The high level of program participation was due in large part to an effective marketing program. "We marketed through our home rooms," says Tirabasso. "Each home room has a partner/leader. In addition, we selected a coach, who is at the level of manager or below. We worked with the partners to communicate to the home rooms about the upcoming assessment."
For the two weeks prior to Oct. 20, the home room leaders and coaches went through the program to experience it themselves and communicate that experience to the other members of the home room. This is to reduce any anxiety they may have felt about the program. "That really helped get attendance up and energize the group," says Tirabasso. In addition, e-mails and voice mails supplemented the other marketing efforts.

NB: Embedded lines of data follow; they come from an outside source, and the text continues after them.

# mxy-kit/poisson-ellipse-openmp-mpi-cuda-new

Measured on AMD Instinct MI355X. Metric: grid-point updates/sec (MLUPS) + iters-to-tol, 16384^2 grid at 1/2/4/8 MI355X, higher is better.
Workload: dtype fp64; 1 GPU; model=fictitious-domain Poisson ellipse, Jacobi-PCG, 16384x16384, global_batch=1, seq_len=268402689, parallelism=single, split=auto, comm=self, rccl_graph=False, split_sweep=False, kernel=wave, graph_batch=32, overlap=on, exact=False

## Files before the change

### poisson-ellipse-openmp-mpi-cuda-new_amd/csrc/hip/ca_kernels.hip

```cpp
#include <algorithm>
#include <cmath>
#include <type_traits>
#include <utility>
#include <vector>

#include "pcg1_march.hpp"
#include "pcg_device.hpp"
#include "pmx/common.hpp"
#include "pmx/kernels.hpp"
#include "pmx/spec.hpp"

namespace pmx {

using namespace dev;

namespace {

template <int S>
struct CaShape {
  static constexpr int NB = 2 * S + 1;
  static constexpr int NQ = 6 * S;
  static constexpr int NN = S;
  static constexpr int HE = (S + 1) & ~1;
  static constexpr int WO = 128 - 2 * HE;
  static constexpr int AGES = S + 1 > 3 ? S + 1 : 3;
};

template <int S>
__host__ __device__ constexpr int ca_prod_i(int q) {
  if (q <= 2 * S) return q <= S ? q : (q + 1) / 2;
  q -= 2 * S + 1;
  if (q <= 2 * S - 2) return S + 1 + (q <= S - 1 ? q : (q + 1) / 2);
  q -= 2 * S - 1;
  return q <= S ? q : S;
}
template <int S>
__host__ __device__ constexpr int ca_prod_j(int q) {
  if (q <= 2 * S) return q <= S ? 0 : q / 2;
  q -= 2 * S + 1;
  if (q <= 2 * S - 2) return S + 1 + (q <= S - 1 ? 0 : q / 2);
  q -= 2 * S - 1;
  return q <= S ? S + 1 : S + 1 + (q - S);
}

struct CaK {
  double cxh, cyh, d_in, d_out;
};

__device__ __forceinline__ CaK ca_consts(const DevGeom& G) {
  CaK k;
  const double den = 2.0 * (G.cx + G.cy);
  k.cxh = G.cx / den;
  k.cyh = G.cy / den;
  k.d_in = diag<false>(1.0, 1.0, 1.0, 1.0, G);
  k.d_out = diag<false>(G.inv_eps, G.inv_eps, G.inv_eps, G.inv_eps, G);
  return k;
}

template <typename T>
__device__ __forceinline__ const T* ca_col(const T* row, int c) {
  return reinterpret_cast<const T*>(reinterpret_cast<const char*>(row - 8) + unsigned(c + 8) * unsigned(sizeof(T)));
}
template <typename T>
__device__ __forceinline__ T* ca_col(T* row, int c) {
  return reinterpret_cast<T*>(reinterpret_cast<char*>(row - 8) + unsigned(c + 8) * unsigned(sizeof(T)));
}

template <typename T>
__device__ __forceinline__ void ca_load2(const T* row, int c, int cmax, T (&out)[2]) {
  vload_raw<T, 2>(ca_col(row, min(c, cmax)), out);
}

template <typename T>
__device__ __forceinline__ void ca_store2(T* row, int c, const T (&in)[2], bool all, const bool (&own)[2]) {
  typedef T V __attribute__((ext_vector_type(2)));
  if (all) {
    const V v = {in[0], in[1]};
    __builtin_nontemporal_store(v, reinterpret_cast<V*>(ca_col(row, c)));
  } else {
#pragma unroll
    for (int u = 0; u < 2; ++u)
      if (own[u]) __builtin_nontemporal_store(in[u], ca_col(row, c + u));
  }
}

constexpr int kCaRowOff = 8;

__device__ __forceinline__ int ca_row_cls(const unsigned* tbl, int m) {
  const int r = m + kCaRowOff;
  const unsigned wd = ld_uniform(tbl, r >> 4);
  return int((wd >> (2 * (r & 15))) & 3u);
}

struct CaFaces {
  const double* a;
  const double* b;
  int gh;
};

__device__ __forceinline__ int ca_cmax(const DevGeom& G, const CaFaces& F) {
  return (G.nb & kNbYhi) ? ((G.ny + F.gh - 1) | 1) : G.ny + 1 + (G.ny & 1);
}

__device__ __forceinline__ void ca_faces(const CaFaces& F, const DevGeom& G, int r, int c0, int cmax,
                                         double (&a0)[2], double (&a1)[2], double (&b0)[2], double (&b1)[2]) {
  const int rc = min(max(r, 1 - F.gh), G.nx + F.gh - 1);
  const double* ra = F.a + int64_t(rc) * G.pitch;
  const double* rb = F.b + int64_t(rc) * G.pitch;
  vload<double, 2>(ca_col(ra, min(c0, cmax)), a0);
  vload<double, 2>(ca_col(ra + G.pitch, min(c0, cmax)), a1);
  vload<double, 2>(ca_col(rb, min(c0, cmax)), b0);
  b1[0] = b0[1];
  b1[1] = *ca_col(rb, min(c0 + 2, cmax + 1));
}

__device__ __forceinline__ void ca_lt(int ucls, int r, const double (&c)[2], const double (&im)[2],
                                      const double (&ip)[2], double left, double right, const CaK& K,
                                      const DevGeom& G, const CaFaces& F, int c0, int cmax, double (&out)[2]) {
  const double jm[2] = {left, c[0]}, jp[2] = {c[1], right};
  if (ucls != 0) {
#pragma unroll
    for (int u = 0; u < 2; ++u) out[u] = -__builtin_fma(K.cyh, jm[u] + jp[u], K.cxh * (im[u] + ip[u]));
    return;
  }
  double a0[2], a1[2], b0[2], b1[2];
  ca_faces(F, G, r, c0, cmax, a0, a1, b0, b1);
#pragma unroll
  for (int u = 0; u < 2; ++u) {
    if (a0[u] == a1[u] && a0[u] == b0[u] && a0[u] == b1[u]) {
      out[u] = -__builtin_fma(K.cyh, jm[u] + jp[u], K.cxh * (im[u] + ip[u]));
    } else {
      const double av = apply_a<false>(c[u], im[u], ip[u], jm[u], jp[u], a0[u], a1[u], b0[u], b1[u], G);
      out[u] = av / diag<false>(a0[u], a1[u], b0[u], b1[u], G) - c[u];
    }
  }
}

__device__ __forceinline__ void ca_diag(int ucls, int r, const CaK& K, const DevGeom& G, const CaFaces& F, int c0,
                                        int cmax, double (&d)[2]) {
  if (ucls != 0) {
    d[0] = d[1] = ucls == 1 ? K.d_in : K.d_out;
    return;
  }
  double a0[2], a1[2], b0[2], b1[2];
  ca_faces(F, G, r, c0, cmax, a0, a1, b0, b1);
#pragma unroll
  for (int u = 0; u < 2; ++u) d[u] = diag<false>(a0[u], a1[u], b0[u], b1[u], G);
}

template <int CTRL>
__device__ __forceinline__ double dpp_shift0(double v) {
  const long long b = __double_as_longlong(v);
  const int lo = __builtin_amdgcn_mov_dpp(int(b), CTRL, 0xf, 0xf, true);
  const int hi = __builtin_amdgcn_mov_dpp(int(b >> 32), CTRL, 0xf, 0xf, true);
  return __longlong_as_double((long long)(unsigned)lo | ((long long)hi << 32));
}


__host__ __device__ inline bool ca_tile_fast(const DevGeom& G, int i0, int i1, int j0, int j1, int r, int he, int wo) {
  return j1 == j0 + wo - 1 && G.gi0 + i0 - r >= 1 && G.gi0 + i1 + r <= G.M - 1 && G.gj0 + j0 - he >= 1 &&
         G.gj0 + j0 - he + 127 <= G.N - 1;
}

template <int S, int sl>
__device__ __forceinline__ void ca_gather(const double (&XP)[S + 1][4][2], const double (&XZ)[S][4][2],
                                          double (&Y)[CaShape<S>::NB][2]) {
#pragma unroll
  for (int l = 0; l <= S; ++l) {
    Y[l][0] = XP[l][sl][0];
    Y[l][1] = XP[l][sl][1];
  }
#pragma unroll
  for (int l = 0; l < S; ++l) {
    Y[S + 1 + l][0] = XZ[l][sl][0];
    Y[S + 1 + l][1] = XZ[l][sl][1];
  }
}

template <int NB>
__device__ __forceinline__ double ca_dot(const double (&c)[NB], const double (&Y)[NB][2], int u, double v0) {
#pragma unroll
  for (int i = 0; i < NB; ++i) v0 = __builtin_fma(c[i], Y[i][u], v0);
  return v0;
}

template <int S, int N>
__device__ __forceinline__ void ca_norms(const double (&pa)[S][CaShape<S>::NB], const double (&Y)[CaShape<S>::NB][2],
                                         int u, double (&acc)[N]) {
  acc[0] = __builtin_fma(Y[0][u], Y[0][u], acc[0]);
#pragma unroll
  for (int j = 1; j < S; ++j) {
    double v = 0.0;
#pragma unroll
    for (int i = 0; i <= j; ++i) v = __builtin_fma(pa[j][i], Y[i][u], v);
#pragma unroll
    for (int i = 0; i < j; ++i) v = __builtin_fma(pa[j][S + 1 + i], Y[S + 1 + i][u], v);
    acc[j] = __builtin_fma(v, v, acc[j]);
  }
}
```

The CatchFire program was just the beginning of a process — not an end unto itself. "In February, FitnessAge will come back," says Tirabasso. "We will be reassessed to see if we’ve improved our fitness ages. There will be awards for individuals and for home rooms."
"The whole idea is, What’s measured gets done,’" McLaughlin explains. "We’ll see how many years were dropped individually, but also what the average chronological age and fitness age is for the whole group. In essence, we can determine how much younger Deloitte Consulting is than it was three months earlier. You can absolutely measure the health of an organization this way." In fact, he says, FitnessAge eventually hopes to be able to announce the "Fitness age 100" — the healthiest corporations in America.
FitnessAge also will remain in constant contact with each of the 400 employees. "We’ll be doing e-mails and other follow-ups," says McLaughlin. "We may send out a piece of humor on health, a reminder about the need for nutritional supplements, a piece on exercise, or The 10 best lunches you can eat on the road.’"
Tirabasso has already seen changes in the workplace. "In my project management area, I have two teams competing against one another to lower their fitness ages, and we change our eating habits when we go out as team," she says. "I myself joined a fitness center and have started working out on Sunday. This is a healthy, fun competition."
Tirabasso knows the company will benefit from the program. "The more fit you are, the stronger your performance will be," she says.
McLaughlin says he’s getting a lot of positive feedback from the employees. "We’ve received a lot of great e-mails," he reports. "To go through this experience is really something. When you hand a 41-year-old a fitness age of 68, that is a real wake-up call."